La professeure bâloise Elisabeth Zemp Stutz est spécialiste de la thématique des genres et de la santé

«C’est la société qui est gagnante»

Elisabeth Zemp Stutz étudie les différences entre les genres sur le plan de la santé, entre autres dans le monde du travail. Elle est l’oratrice principale de la journée de formation 2015 de la commission des femmes SEV.

contact.sev: Si l’on commence par Adam et Eve, quelle est la différence entre l’homme et la femme?

Elisabeth Zemp Stutz: Pour ce qui est d’Adam et Eve, la différence réside dans la séduction.

C’est donc la première distribution des rôles: la femme en tant que séductrice incitatrice au péché?

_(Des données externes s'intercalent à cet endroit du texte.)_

int mmd_bifpn_node_fwd_fused_train(const float* in0, const float* in1, const float* up, const float* pool, const float* theta, const float* w_dw, const float* w_pw, const float* bias, float* z, float* zd, double* stats, int B, int H, int W, int C, hipStream_t stream);

int mmd_bifpn_fuse_bwd(const float* in0, const float* in1, const float* up, const float* pool, const float* theta, const float* df, float* dx, float* wdot, int B, int H, int W, int C, float* d0, int acc0, float* d1, int acc1, hipStream_t stream);

int mmd_bifpn_node_dw_bwd(const float* in0, const float* in1, const float* up, const float* pool, const float* theta, const float* w_dw, const float* dzd, float* dx, float* wdot, int B, int H, int W, int C, float* d0, int acc0, float* d1, int acc1, float* dup, int acc_up, float* dw_grad, hipStream_t stream);

int mmd_bifpn_node_dw_bwd2(const float* in0, const float* in1, const float* up, const float* pool, const float* theta, const float* w_dw, const float* dzd, float* dx, float* wdot, int B, int H, int W, int C, float* d0, int acc0, float* d1, int acc1, float* dup, int acc_up, float* dw_grad, const float* z0, const float* mean0, const float* invstd0, double* sums0, const float* z1, const float* mean1, const float* invstd1, double* sums1, const float* zu, const float* meanu, const float* invstdu, double* sumsu, hipStream_t stream);
// ... 65 lines not shown

int mmd_stem_im2col(const float* x, float* col, int B, int Cin, int H, int W, int Kp, hipStream_t stream);
int mmd_stem_conv_bwd_weight_supported(int Cin, int H, int W, int Kp, int Cout);
int mmd_stem_wgrad_ws_floats(int Cout);
int mmd_stem_conv_bwd_weight(const float* x, const float* dz, float* dw, float* ws, int B, int Cin, int H, int W, int Kp, int Cout, hipStream_t stream);
int mmd_stem_conv_bwd_weight_bn(const float* x, const float* g, const float* z, float* dw, float* ws, int B, int Cin, int H, int W, int Kp, int Cout, const float* scale, const float* shift, const float* mean, const float* invstd, const double* sums, long long count, int act, float* dgamma, float* dbeta, hipStream_t stream);

int mmd_sigmoid_bwd(const float* dprob, const float* prob, float* dlogit, long long n, hipStream_t stream);

int mmd_slice_rows(const float* src, float* dst, int B, int rows, int N, long long batch_stride, long long offset, hipStream_t stream);
int mmd_slice_rows_pyr(const float* src, float* dst, const int* pyr_desc, int N, long long batch_stride, const long long* offsets, hipStream_t stream);

int mmd_mta_attention(const float* f, float* a, int rows, int C, float p, hipStream_t stream);

int mmd_mta_kl(const float* a_s, const float* a_t0, const float* a_t1, const float* a_t2, int nteachers, int B, int HW, float T, float* loss, float* da_s, float gscale, int accumulate, hipStream_t stream);

int mmd_mta_kl_multi(const float* const* a_s, const float* const* a_t, float* const* da_s, const int* HW, int nlev, int nteachers, int list_mode, int B, float T, float* loss, float gscale, hipStream_t stream);

int mmd_mta_attention_bwd(const float* f, const float* da, float* df, int rows, int C, float p, int accumulate, hipStream_t stream);

int mmd_at_loss_multi(const float* const* a_s, const float* const* a_t, float* const* da_s, const int* HW, int nlev, int nteachers, int B, float* loss, float gscale, float* ws, hipStream_t stream);

int mmd_focal_loss(const float* cls, const float* reg, const float* anchors, const float* boxes, const int* nbox, int maxg, int B, int A, int NC, int* assign_ws, int* npos_ws, double* acc_ws, float* loss_out, float* dcls, float* dreg, float grad_scale, int to_logit, int* any_boxes, hipStream_t stream);

int mmd_adam_step(float* p, const float* g, float* m, float* v, float* state, const float* hyper, const int* active, float grad_scale, long long n, hipStream_t stream);

int mmd_adam_step_gated(float* p, const float* g, float* m, float* v, float* state_main, float* state_head, const float* hyper, const int* head_active, long long b0, long long e0, long long b1, long long e1, long long b2, long long e2, float grad_scale, long long n, hipStream_t stream);

int mmd_opt_step_gated(int mode, float* p, const float* g, float* m, float* v, float* state_main, float* state_head, const float* hyper6, const int* head_active, long long b0, long long e0, long long b1, long long e1, long long b2, long long e2, float grad_scale, long long n, hipStream_t stream);

int mmd_memset_async(void* p, int value, long long bytes, hipStream_t stream);

int mmd_drop_scale(float* out, const float* keep, int n_skip, int batch, unsigned long long seed, unsigned long long* state, hipStream_t stream);

int mmd_ema_update(const float* p0, float* ema0, long long n0, const float* p1, float* ema1, long long n1, const float* p2, float* ema2, long long n2, float* ema_state, float decay, int warmup, hipStream_t stream);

Effectivement, nous avons là déjà une catégorisation des sexes puisque l’acte qui mène à l’exclusion du Paradis est attribué à Eve. Mais revenons à la différence: elle existe à plusieurs niveaux. Sur le plan génétique et biologique, et pour le développement corporel et les fonctions de l’organisme, comme par exemple le métabolisme ou le système hormonal. Il y a aussi beaucoup de différences qui ont leurs origines dans les comportements culturels et sociétaux, au niveau de l’interprétation, de la manière d’agir ou du choix de la profession par exemple. Souvent, les deux domaines sont étroitement liés et difficilement dissociables.

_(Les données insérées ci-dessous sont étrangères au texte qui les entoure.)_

static StepPlan plan_step(const acez_trainer* tr, Flow flow, const int64_t* idx, int n, const int64_t* next, int n_next) {
  StepPlan p{flow};
  const bool pf = tr->pose_fused, announced = next && n_next > 0;
  if (flow != Flow::Update) {
    const StepCarry& c = tr->carry;
    const bool have = !c.in_alt && c.idx == idx && c.n == n;
    p.begin_gathers = !have || (!pf && c.wave_pending);
    p.begin_pose = pf;
    p.begin_launch = p.begin_gathers || pf;
    if (flow == Flow::Backward) return p;
  }
  if (flow == Flow::Fused && wgrad_opt_usable(tr)) p.opt = Opt::WgradOpt;
  else if (flow == Flow::Fused && pf) p.opt = Opt::AdamwPose;
  else if (announced && tr->cfg.pose_refinement == 0 && tr->have_buf) p.opt = Opt::AdamwNext;
  else if (tr->cfg.pose_refinement != 0) p.opt = Opt::AdamwSplitPose;
  else p.opt = Opt::Adamw;
  if (announced && (p.opt == Opt::WgradOpt || p.opt == Opt::AdamwPose)) p.next_at = NextAt::Loss;
  else if (p.opt == Opt::AdamwNext || (announced && p.opt == Opt::AdamwSplitPose && pf && tr->have_buf)) p.next_at = NextAt::Optimiser;
  return p;
}

static void wave_ran(acez_trainer* tr) {
  tr->st_cur ^= 1;
  tr->st = tr->st_slot[tr->st_cur];
  tr->carry.wave_pending = false;
}

static void flush_post(acez_trainer* tr, hipStream_t s) {
  if (!tr->carry.wave_pending) return;
// ... 23 lines not shown
  else if (wave)
    hipLaunchKernelGGL(step_begin_kernel, dim3(gblocks + 1), dim3(256), 0, s, (const uint16_t*)tr->buf.d_features, d_indices, tr->R[0], n,
                       post_args(tr), gather_meta(tr));
  else
    hipLaunchKernelGGL(gather_kernel, dim3(gblocks), dim3(256), 0, s, (const uint16_t*)tr->buf.d_features, d_indices, tr->R[0], n, (const TrainState*)tr->st,
                       gather_meta(tr));
  if (wave) wave_ran(tr);
}

static void close_step(acez_trainer* tr, const StepPlan& p) {
  if (tr->carry.in_alt) {
    std::swap(tr->R[0], tr->R0_alt);
    std::swap(tr->batch_meta, tr->batch_meta_alt);
    tr->carry.in_alt = false;
  }
  if (p.opt != Opt::WgradOpt && p.opt != Opt::AdamwNext) tr->carry.wave_pending = true;
}

static void launch_train_loss(const StepRun& r) {
  acez_trainer* tr = r.tr;
  LossArgs a{};
  fill_loss_train(tr, a, tr->out[3 * (tr->nb + 1) + 1], r.idx, r.n, tr->cfg.pose_refinement != 0);
  tr->last_nblk = r.nblk;
  ProfScope ps(tr, r.s, KC_LOSS);
  if (r.plan.next_at != NextAt::Loss) return launch_loss(tr, r.nblk, r.s, a);
  const int gblocks = std::min((r.n_next + 31) / 32, std::max(32, 2 * tr->n_cus - r.nblk));
  GatherMeta gm = gather_meta(tr);
  gm.dst = tr->batch_meta_alt;
  if (tr->f16) hipLaunchKernelGGL((loss_gather_kernel<EltF16, 4>), dim3(r.nblk + gblocks), dim3(256), 0, r.s, a, r.nblk, (const uint16_t*)tr->buf.d_features, r.next, tr->R0_alt, r.n_next, gm);
  else hipLaunchKernelGGL((loss_gather_kernel<EltBf16, 4>), dim3(r.nblk + gblocks), dim3(256), 0, r.s, a, r.nblk, (const uint16_t*)tr->buf.d_features, r.next, tr->R0_alt, r.n_next, gm);
  tr->carry.hold(r.next, r.n_next, true);
}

Est-ce que les différences entre hommes et femmes se sont amenuisées, entre autres grâce à certaines mesures politiques?

Les mesures politiques ont pour objectif d’obtenir une égalité entre les hommes et les femmes. Dans le domaine de la santé, les possibilités d’appliquer cette égalité sont plus limitées. Par exemple, on ne peut pas répartir équitablement une grossesse entre l’homme et la femme... Mais les chances doivent être les mêmes au niveau de la santé, et ceci peut être obtenu par des mesures politiques.

A quel endroit peut-on agir?

La différence la plus connue réside dans l’espérance de vie. Elle a passé durant le dernier siècle de 50 à 80 ans, et de manière plus prononcée pour les femmes des pays occidentaux que pour les hommes. Dans les années 90, la différence en Suisse entre les hommes et les femmes était de sept ans. Les hommes vivaient à l’époque sept ans de moins que les femmes. Cette différence a diminué. Depuis 2012, la différence est de quatre ans. Ceci à cause d’une amélioration chez les hommes, un recul des suicides et des décès suite à un problème cardio-vasculaire ou un cancer. Dans ces domaines, il est possible de réduire les différences les plus importantes liées à des décès prématurés. Chose plus difficile dans d’autres secteurs comme celui de la reproduction. Les grossesses non désirées, les problèmes en relation avec la menstruation, les maladies gynécologiques cancéreuses jouent un rôle important déjà dans la vie des femmes jeunes. De manière analogue, des problèmes spécifiques au sexe apparaissent aussi plus tard dans la vie des hommes, c’est le cas du cancer de la prostate par exemple.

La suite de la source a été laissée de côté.